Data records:
++++++++++++++++++++

+__global__ __launch_bounds__(256) void head_rows_wsum_kernel(const float* __restrict__ dout, const bf16_t* __restrict__ x,
+                                                             const float* __restrict__ mask, float* __restrict__ part,
+                                                             float* __restrict__ part_b, int64_t rows, int64_t HW, int C,
+                                                             int nblk) {
+    __shared__ float red[4][512];
+    __shared__ float redb[4];
+    const int lane = threadIdx.x & 63, wave = threadIdx.x >> 6;
+    const int lpr = C >> 3, rpp = 64 / lpr;
+    const int sub = lane / lpr, c8 = (lane % lpr) * 8;
+    float dwa[8] = {0.f, 0.f, 0.f, 0.f, 0.f, 0.f, 0.f, 0.f};
+    float dba = 0.f;
+    const int64_t per = (rows + nblk - 1) / nblk;
+    const int64_t r0 = (int64_t)blockIdx.x * per, r1 = r0 + per < rows ? r0 + per : rows;
+    float mk[8] = {1.f, 1.f, 1.f, 1.f, 1.f, 1.f, 1.f, 1.f};
+    int64_t mk_b = -1;
+    int64_t bimg = (r0 + (int64_t)wave * rpp + sub) / HW, brem = (r0 + (int64_t)wave * rpp + sub) - bimg * HW;
+    for (int64_t rb = r0 + (int64_t)wave * rpp; rb < r1; rb += 4 * rpp, brem += 4 * rpp) {
+        const int64_t row = rb + sub;
+        while (brem >= HW) { brem -= HW; ++bimg; }
+        if (row < r1) {
+            float xv[8];
+            load8(x + row * C + c8, xv);
+            const float d = dout[row];
+            if (c8 == 0) dba += d;
+            if (mask && bimg != mk_b) { load8(mask + bimg * C + c8, mk); mk_b = bimg; }
+#pragma unroll
+            for (int j = 0; j < 8; ++j) dwa[j] += d * xv[j] * mk[j];
+        }
+    }
+#pragma unroll
+    for (int j = 0; j < 8; ++j)
+        for (int o = lpr; o < 64; o <<= 1) dwa[j] += __shfl_xor(dwa[j], o, 64);
+    dba = wave_sum(dba);
+    if (sub == 0) {
+#pragma unroll
+        for (int j = 0; j < 8; ++j) red[wave][c8 + j] = dwa[j];
+    }
+    if (lane == 0) redb[wave] = dba;
+    __syncthreads();
+    for (int c = threadIdx.x; c < C; c += 256)
+        part[(int64_t)blockIdx.x * C + c] = red[0][c] + red[1][c] + red[2][c] + red[3][c];
+    if (threadIdx.x == 0) part_b[blockIdx.x] = redb[0] + redb[1] + redb[2] + redb[3];
+}
+
+__global__ __launch_bounds__(256) void head_rows_qgrad_kernel(const float* __restrict__ dqp, const bf16_t* __restrict__ qn,
+                                                              const float* __restrict__ inv_q, bf16_t* __restrict__ dquery,
+                                                              int rows, int nq, int G, int C) {
+    const int lpr = C >> 3, rpw = 64 / lpr;
+    const int lane = threadIdx.x & 63, sub = lane / lpr, cl = lane - sub * lpr;
+    const int row = (blockIdx.x * 4 + (threadIdx.x >> 6)) * rpw + sub;
+    float d[8] = {0.f, 0.f, 0.f, 0.f, 0.f, 0.f, 0.f, 0.f}, yv[8] = {0.f, 0.f, 0.f, 0.f, 0.f, 0.f, 0.f, 0.f};
+    if (row < rows) {
+        const int b = row / nq, q = row - b * nq;
+        for (int g = 0; g < G; ++g) {
+            float t[8];
+            load8(dqp + (((int64_t)b * G + g) * nq + q) * C + cl * 8, t);
+#pragma unroll
+            for (int j = 0; j < 8; ++j) d[j] += t[j];
+        }
+#pragma unroll
+        for (int j = 0; j < 8; ++j) d[j] = (float)(bf16_t)(d[j] * 0.5f);
+        load8(qn + (int64_t)row * C + cl * 8, yv);
+    }
+    float s = 0.f;
+#pragma unroll
+    for (int j = 0; j < 8; ++j) s += d[j] * yv[j];
+    for (int o = lpr >> 1; o > 0; o >>= 1) s += __shfl_xor(s, o, 64);
+    if (row < rows) {
+        const float iv = inv_q[row];
+#pragma unroll
+        for (int j = 0; j < 8; ++j) d[j] = iv * (d[j] - yv[j] * s);
+        store8(dquery + (int64_t)row * C + cl * 8, d);
+    }
+}
+
 __global__ __launch_bounds__(256) void upsample_ac_fwd_kernel(const float* __restrict__ in, float* __restrict__ out,
                                                               int64_t planes, int h, int w, int H, int W) {
     const float sh = ac_scale(h, H), sw = ac_scale(w, W);
@@ -1739,6 +2096,99 @@
                                                  (bf16_t*)dx, part, part_b, rows, HW, C, nblk);
     return vpu_check_launch("vpu_head_grad_fused");
 }
+static bool head_rows_shape_ok(int32_t B, int64_t HW, int32_t nq, int32_t C, int32_t dtype) {
+    return dtype == VPU_BF16 && (C == 64 || C == 128 || C == 256 || C == 512) && nq >= 16 && nq <= 64 && nq % 16 == 0 && B >= 1 &&
+           B <= 65535 && HW >= 1 && HW < (1 << 24);
+}
+static size_t head_rows_fwd_lds(int nq, int C) { return (size_t)(nq + 64) * (C * 2 + 16) + (size_t)nq * 64 * 4; }
+static size_t head_rows_bwd_lds(int nq, int C) {
+    const int KQ = (nq + 31) & ~31;
+    return (size_t)(C + 64) * (KQ * 2 + 16) + 64 * HR_LDP + (size_t)64 * (C * 2 + 16);
+}
+extern "C" int vpu_head_rows_fwd(const void* x, const void* qn, const float* w, const float* bias, const float* mask,
+                                 float* seg, float* inv, float* sim, int32_t B, int64_t HW, int32_t nq, int32_t C,
+                                 int32_t dtype, void* stream) {
+    vpu_clear_stale_error();
+    if (!head_rows_shape_ok(B, HW, nq, C, dtype) || !x || !qn || !w || !bias || !seg || !inv || !sim ||
+        (reinterpret_cast<uintptr_t>(x) | reinterpret_cast<uintptr_t>(qn)) % 16 != 0 ||
+        (reinterpret_cast<uintptr_t>(w) | reinterpret_cast<uintptr_t>(mask)) % 32 != 0) {
+        vpu_set_error("head_rows_fwd: bf16, C in {64,128,256,512}, nq in {16,32,48,64}, 16-byte aligned x / qn, 32-byte aligned w / mask");
+        return VPU_ERR_ARG;
+    }
+    const int ntiles = (int)((HW + 63) / 64);
+    int G = 512 / B;
+    G = G < 1 ? 1 : (G > ntiles ? ntiles : G);
+    const size_t lds = head_rows_fwd_lds(nq, C);
+#define VPU_HR_FWD(C_)                                                                                                  \
+    case C_: {                                                                                                          \
+        static VpuDevOnce attr;                                                                                         \
+        if (auto todo_ = attr.pending()) { VPU_SET_LDS((int)head_rows_fwd_lds(64, C_), head_rows_fwd_kernel<C_>); }      \
+        head_rows_fwd_kernel<C_><<<dim3(G, B), 256, lds, ST>>>((const bf16_t*)x, (const bf16_t*)qn, w, bias, mask, seg, inv, \
+                                                              sim, (int)HW, nq, ntiles);                                \
+    } break;
+    switch (C) { VPU_HR_FWD(64) VPU_HR_FWD(128) VPU_HR_FWD(256) VPU_HR_FWD(512) }
+#undef VPU_HR_FWD
+    return vpu_check_launch("vpu_head_rows_fwd");
+}
+static void head_rows_slices(int32_t B, int64_t HW, int32_t C, int* G, int* tpc) {
+    const int64_t K = HW, BK = 64, tiles = (int64_t)((C + 127) / 128) * B;
+    int64_t kchunk = (K + BK - 1) / BK * BK, splitk = 1;
+    if ((tiles < 192 || (tiles <= 256 && K >= 32 * BK)) && K >= 8 * BK) {
+        int64_t want = (384 + tiles - 1) / tiles;
+        if (want > K / (4 * BK)) want = K / (4 * BK);
+        if (want > 128) want = 128;
+        if (want > 1) {
+            kchunk = ((K + want - 1) / want + BK - 1) / BK * BK;
+            splitk = (K + kchunk - 1) / kchunk;
+        }
+    }
+    *G = (int)splitk;
+    *tpc = (int)(kchunk / BK);
+}
+extern "C" int vpu_head_rows_bwd_nblk(int32_t B, int64_t HW, int32_t C) {
+    vpu_clear_stale_error();
+    if (B < 1 || HW < 1 || C < 1) return 1;
+    int G, tpc;
+    head_rows_slices(B, HW, C, &G, &tpc);
+    return B * G;
+}
+extern "C" int vpu_head_rows_bwd(const void* x, const float* inv, const void* qn, const float* inv_q, const float* dsim,
+                                 const float* dseg, const float* w, const float* mask, void* dx, float* part, float* part_b,
+                                 float* dqn_part, void* dquery, int32_t B, int64_t HW, int32_t nq, int32_t C, int32_t dtype,
+                                 void* stream) {
+    vpu_clear_stale_error();
+    if (!head_rows_shape_ok(B, HW, nq, C, dtype) || !x || !inv || !qn || !inv_q || !dsim || !dseg || !w || !dx || !part ||
+        !part_b || !dqn_part || !dquery ||
+        (reinterpret_cast<uintptr_t>(x) | reinterpret_cast<uintptr_t>(qn) | reinterpret_cast<uintptr_t>(dx) |
+         reinterpret_cast<uintptr_t>(dquery)) % 16 != 0 ||
+        (reinterpret_cast<uintptr_t>(w) | reinterpret_cast<uintptr_t>(mask) | reinterpret_cast<uintptr_t>(dqn_part)) % 32 != 0) {
+        vpu_set_error("head_rows_bwd: bf16, C in {64,128,256,512}, nq in {16,32,48,64}, 16-byte aligned maps, 32-byte aligned w / mask / partials");
+        return VPU_ERR_ARG;
+    }
+    const int ntiles = (int)((HW + 63) / 64);
+    int G, tpc;
+    head_rows_slices(B, HW, C, &G, &tpc);
+    const int nblk = B * G;
+    const size_t lds = head_rows_bwd_lds(nq, C);
+#define VPU_HR_BWD(C_)                                                                                                  \
+    case C_: {                                                                                                          \
+        static VpuDevOnce attr;                                                                                         \
+        if (auto todo_ = attr.pending()) { VPU_SET_LDS((int)head_rows_bwd_lds(64, C_), head_rows_bwd_kernel<C_>); }      \
+        head_rows_bwd_kernel<C_><<<nblk, 256, lds, ST>>>((const bf16_t*)x, inv, (const bf16_t*)qn, dsim, dseg, w, mask,  \
+                                                        (bf16_t*)dx, dqn_part, (int)HW, nq, ntiles, G, tpc);            \
+    } break;
+    switch (C) { VPU_HR_BWD(64) VPU_HR_BWD(128) VPU_HR_BWD(256) VPU_HR_BWD(512) }
+#undef VPU_HR_BWD
+    if (int rc = vpu_check_launch("vpu_head_rows_bwd")) return rc;
+    const int rows = B * nq, rpb = 4 * (64 / (C >> 3));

++++++++++++++++++++

ABOUT THIS TASK: Each line from the beginning of the entries to the line with "int64_t rows, int64_t" must be repeated exactly, with both end lines kept and no other lines given.

RESULT OF THE EXERCISE:
+__global__ __launch_bounds__(256) void head_rows_wsum_kernel(const float* __restrict__ dout, const bf16_t* __restrict__ x,
+                                                             const float* __restrict__ mask, float* __restrict__ part,
+                                                             float* __restrict__ part_b, int64_t rows, int64_t HW, int C,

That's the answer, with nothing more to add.